Мне пора заканчивать, говорю, положенные мне три минуты истекли.
Погоди, кричит.
К счастью, я нахожу нужную кнопку. Отбой.
Когда я возвращаюсь домой, она сидит на диване, обмякшая, как пустой мешок, и глаза у нее маленькие и красные, как у кролика-альбиноса. Жак Ширак бежит мне навстречу, хлещет меня тонким хвостом по ногам. Я кладу руку ему на голову. Клара курит фарфоровую трубку. Затягивается и предлагает мне.
Я думал, ты не куришь.
Табак не курю, язык у нее уже заплетается, а травку — отчего же.
Подхожу к ней вплотную.
Что за новости?
Роняет голову на грудь, потом перекладывает на диванный валик.
Кто бы говорил, смеется. Так, говорит, мне лучше думается.
О чем?
Что ты убил Шершу, я не верю. У тебя на такое пороху не хватит.
Я пожимаю плечами.
Ну и не верь, говорю.
А вот не задумывался ли ты над тем, что твою подругу вполне могли убить?
Да ты и впрямь уже накурилась, отвечаю.
Нет, говорит, серьезно.
У меня нет ни малейшего желания обсуждать эту тему. Подхожу к ней еще на шаг, мои колени упираются в край дивана. Кларе я сейчас должен казаться громоздящейся над ней башней.
Хочешь сказать, начинаю с угрозой в голосе, кто-то прокрался в квартиру, пока она разговаривала по телефону, и застрелил ее?
Он мог уже находиться в квартире, когда она тебе позвонила. Может, она его знала и поэтому впустила.
Джесси никого не знала в Лейпциге, отвечаю. Мы и на прогулку-то выходили только вечером или ночью.

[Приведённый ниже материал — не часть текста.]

diff --git a/stable-diffusion_amd/csrc/api.cpp b/stable-diffusion_amd/csrc/api.cpp
--- a/stable-diffusion_amd/csrc/api.cpp
+++ b/stable-diffusion_amd/csrc/api.cpp
@@ -425,6 +425,23 @@
   p.M = B * ntok; p.B = B; p.ntok = ntok; p.ntok_pad = ntok; p.heads = heads; p.dh = dh; p.C = C;
   return launch_st_mid(p, (hipStream_t)stream);
 }
+int sdmi_k_q_ctx(const void* a_f16, const void* wq_f16, const float* lnf_part, float lnf_eps, const float* lnf_cs, const float* lnf_d,
+                 const void* ctx_k, const void* ctx_vt, int nkv, int nkv_pad, float scale, void* ao_out, int B, int ntok, int heads, int dh,
+                 int row_block, void* stream) {
+  SDMI_CHECK(a_f16 && wq_f16 && ctx_k && ctx_vt && ao_out, "q_ctx: null argument");
+  SDMI_CHECK(B > 0 && ntok > 0 && heads > 0 && dh > 0, "q_ctx: bad shape");
+  SDMI_CHECK(lnf_part == nullptr || (lnf_cs && lnf_d), "q_ctx: the LayerNorm fold needs its column terms");
+  const int C = heads * dh;
+  QCtxParams q = QCtxParams();
+  IGemmParams& p = q.g;
+  p.a0 = (const f16*)a_f16; p.c0 = C; p.lda0 = C; p.B = B; p.Hin = p.Hout = ntok; p.Win = p.Wout = 1; p.ksize = 1;
+  p.w = (const f16*)wq_f16; p.M = B * ntok; p.N = C; p.K = C; p.mode = EPI_HEADS; p.splitk = 1;
+  p.heads = heads; p.dh = dh; p.ntok = ntok; p.ntok_pad = (int)round_up(ntok, 8); p.segC = C;
+  if (lnf_part) { p.lnf_part = lnf_part; p.lnf_npart = C / 32; p.lnf_eps = lnf_eps; p.lnf_cs = lnf_cs; p.lnf_d = lnf_d; }
+  q.ctx_k = (const f16*)ctx_k; q.ctx_vt = (const f16*)ctx_vt; q.nkv = nkv; q.nkv_pad = nkv_pad; q.scale = scale; q.out = (f16*)ao_out;
+  q.bm = row_block;
+  return launch_q_ctx(q, (hipStream_t)stream);
+}
 int sdmi_k_ln_fold_prep(const void* w_f16, int N, int K, int ldw, const float* gamma, const float* beta, const float* bias,
                         float* cs, float* d, void* stream) {
   return launch_ln_fold_prep((const f16*)w_f16, N, K, ldw, gamma, beta, bias, cs, d, (hipStream_t)stream);
diff --git a/stable-diffusion_amd/csrc/common.h b/stable-diffusion_amd/csrc/common.h
--- a/stable-diffusion_amd/csrc/common.h
+++ b/stable-diffusion_amd/csrc/common.h
@@ -241,6 +241,19 @@
 int launch_st_head(const StHeadParams& p, hipStream_t stream);
 int launch_st_mid(const StHeadParams& p, hipStream_t stream);
 
+struct QCtxParams {
+  IGemmParams g;
+  const f16* ctx_k = nullptr;
+  const f16* ctx_vt = nullptr;
+  int nkv = 0, nkv_pad = 0;
+  float scale = 0.f;
+  f16* out = nullptr;
+  int bm = 0;
+};
+int q_ctx_row_block(int bm);
+bool q_ctx_supported(const QCtxParams& p);
+int launch_q_ctx(const QCtxParams& p, hipStream_t stream);
+
 struct GnConvParams {
   const float* x0 = nullptr; const float* x1 = nullptr; int c0 = 0, c1 = 0;
   const long long* gn_acc = nullptr;
diff --git a/stable-diffusion_amd/csrc/ctx_attn.h b/stable-diffusion_amd/csrc/ctx_attn.h
--- /dev/null
+++ b/stable-diffusion_amd/csrc/ctx_attn.h
@@ -0,0 +1,157 @@
+#pragma once
+#include "common.h"
+
+namespace sdmi {
+namespace {
+
+#if defined(__HIP_DEVICE_COMPILE__)
+typedef float ca_f32x2 __attribute__((ext_vector_type(2)));
+typedef unsigned ca_u32x4 __attribute__((ext_vector_type(4)));
+
+__device__ __forceinline__ void ca_swap_halves(float& a, float& b) {
+  asm volatile("s_nop 1\n\tv_permlane32_swap_b32 %0, %1\n\ts_nop 1" : "+v"(a), "+v"(b));
+}
+__device__ __forceinline__ float ca_max_across_halves(float x) {
+  float a = x, b = x;
+  ca_swap_halves(a, b);
+  return fmaxf(a, b);
+}
+__device__ __forceinline__ float ca_sum_across_halves(float x) {
+  float a = x, b = x;
+  ca_swap_halves(a, b);
+  return a + b;
+}
+
+template <int D>
+struct CtxAttn {
+  static constexpr int DKS = (D + 15) / 16;
+  static constexpr int DVT = (D + 31) / 32;
+  static constexpr int KVT = 64;
+  static constexpr bool ONES = DVT * 32 > D;
+  static_assert(D % 8 == 0, "16-byte fragments");
+
+  f32x16 o[DVT];
+  float m_run, l_run;
+
+  __device__ __forceinline__ void begin() {
+#pragma unroll
+    for (int dt = 0; dt < DVT; ++dt)
+#pragma unroll
+      for (int r = 0; r < 16; ++r) o[dt][r] = 0.f;
+    m_run = -1e30f;
+    l_run = 0.f;
+  }
+
+  template <class KF, class VF>
+  __device__ __forceinline__ void tile(const f16x8 (&qf)[DKS], KF&& kfrag, VF&& vfrag, const int kv0, const int nkv, const float sc, const int lg) {
+    f32x16 sa[2];
+#pragma unroll
+    for (int kvb = 0; kvb < 2; ++kvb) {
+#pragma unroll
+      for (int r = 0; r < 16; ++r) sa[kvb][r] = 0.f;
+#pragma unroll
+      for (int ks = 0; ks < DKS; ++ks) sa[kvb] = __builtin_amdgcn_mfma_f32_32x32x16_f16(kfrag(kvb, ks), qf[ks], sa[kvb], 0, 0, 0);
+    }
+    if (kv0 + KVT > nkv) {
+#pragma unroll
+      for (int kvb = 0; kvb < 2; ++kvb)
+#pragma unroll
+        for (int r = 0; r < 16; ++r) {
+          const int kv = kv0 + kvb * 32 + (r & 3) + 4 * ((r >> 2) & 1) + 8 * lg + 16 * (r >> 3);
+          if (kv >= nkv) sa[kvb][r] = -1e30f;
+        }
+    }
+    float mx = -1e30f;
+#pragma unroll
+    for (int kvb = 0; kvb < 2; ++kvb)
+#pragma unroll
+      for (int r = 0; r < 16; ++r) mx = fmaxf(mx, sa[kvb][r]);
+    mx = ca_max_across_halves(mx);
+    const float m_new = fmaxf(m_run, mx * sc);
+    if (__any(m_new > m_run)) {
+      const float alpha = __builtin_amdgcn_exp2f(m_run - m_new);
+      m_run = m_new;
+      if (!ONES) l_run *= alpha;
+#pragma unroll
+      for (int dt = 0; dt < DVT; ++dt)
+#pragma unroll
+        for (int r = 0; r < 16; ++r) o[dt][r] *= alpha;
+    }
+    ca_f32x2 psum2 = {0.f, 0.f};
+    const ca_f32x2 sc2 = {sc, sc}, nm2 = {-m_run, -m_run};
+#pragma unroll
+    for (int kvb = 0; kvb < 2; ++kvb)
+#pragma unroll
+      for (int r = 0; r < 16; r += 2) {
+        const ca_f32x2 sv = {sa[kvb][r], sa[kvb][r + 1]};
+        const ca_f32x2 e = __builtin_elementwise_fma(sv, sc2, nm2);
+        const ca_f32x2 pv = {__builtin_amdgcn_exp2f(e[0]), __builtin_amdgcn_exp2f(e[1])};
+        sa[kvb][r] = pv[0];
+        sa[kvb][r + 1] = pv[1];
+        if (!ONES) psum2 += pv;
+      }
+    if (!ONES) l_run += psum2[0] + psum2[1];
+#pragma unroll
+    for (int kvb = 0; kvb < 2; ++kvb)
+#pragma unroll
+      for (int s2 = 0; s2 < 2; ++s2) {
+        f16x8 pf;
+#pragma unroll
+        for (int e = 0; e < 8; ++e) pf[e] = (f16)sa[kvb][8 * s2 + e];
+#pragma unroll
+        for (int dt = 0; dt < DVT; ++dt) o[dt] = __builtin_amdgcn_mfma_f32_32x32x16_f16(vfrag(kvb, s2, dt), pf, o[dt], 0, 0, 0);
+      }
+  }
+
+  __device__ __forceinline__ void finish(f16* orow, const int lg) {
+    float l_tot;
+    if constexpr (ONES) {
+      constexpr int rl = D % 32, r_l = (rl & 3) + 4 * (rl >> 3), lg_l = (rl >> 2) & 1;
+      float a = o[D / 32][r_l], b = a;
+      ca_swap_halves(a, b);
+      l_tot = lg_l == 0 ? a : b;
+    } else {
+      l_tot = ca_sum_across_halves(l_run);
+    }
+    const float inv = 1.0f / l_tot;
+#pragma unroll
+    for (int dt = 0; dt < DVT; ++dt)
+#pragma unroll
+      for (int r4 = 0; r4 < 4; ++r4) {
+        const int dd = dt * 32 + 8 * r4 + 4 * lg;
+        if (dd < D) {
+          const f16x4 v = {(f16)(o[dt][r4 * 4 + 0] * inv), (f16)(o[dt][r4 * 4 + 1] * inv), (f16)(o[dt][r4 * 4 + 2] * inv), (f16)(o[dt][r4 * 4 + 3] * inv)};
+          SDMI_ST(f16x4, orow + dd, v);
+        }
+      }
+  }
+};
+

А какой-нибудь знакомец из прошлого, говорит она.
На мгновение задумываюсь, даже колеблюсь. Куупер, вспоминаю, тиигры вернулись.
Это абсурд, говорю.
Но не меньший абсурд, отвечает, выстрелить себе в ухо, разговаривая по телефону. По крайней мере, я ни про что такое не слыхивала.
Знаю, что это АБСУРД! Я срываюсь на крик. НИКТО так не поступает! Такого не может быть НИКОГДА! И я НЕ ЗНАЮ, почему она это сделала.
Может быть, шепчет Клара, тебе стоит попробовать это выяснить.
Я опускаюсь на корточки. Бывает, когда стою, выпрямившись во весь свой немаленький рост, у меня начинает кружиться голова. Мой крик не произвел на Клару должного впечатления. Сейчас ей нужно приподнять голову, чтобы я оставался в поле зрения. А это непросто. Она подкладывает руку себе под затылок.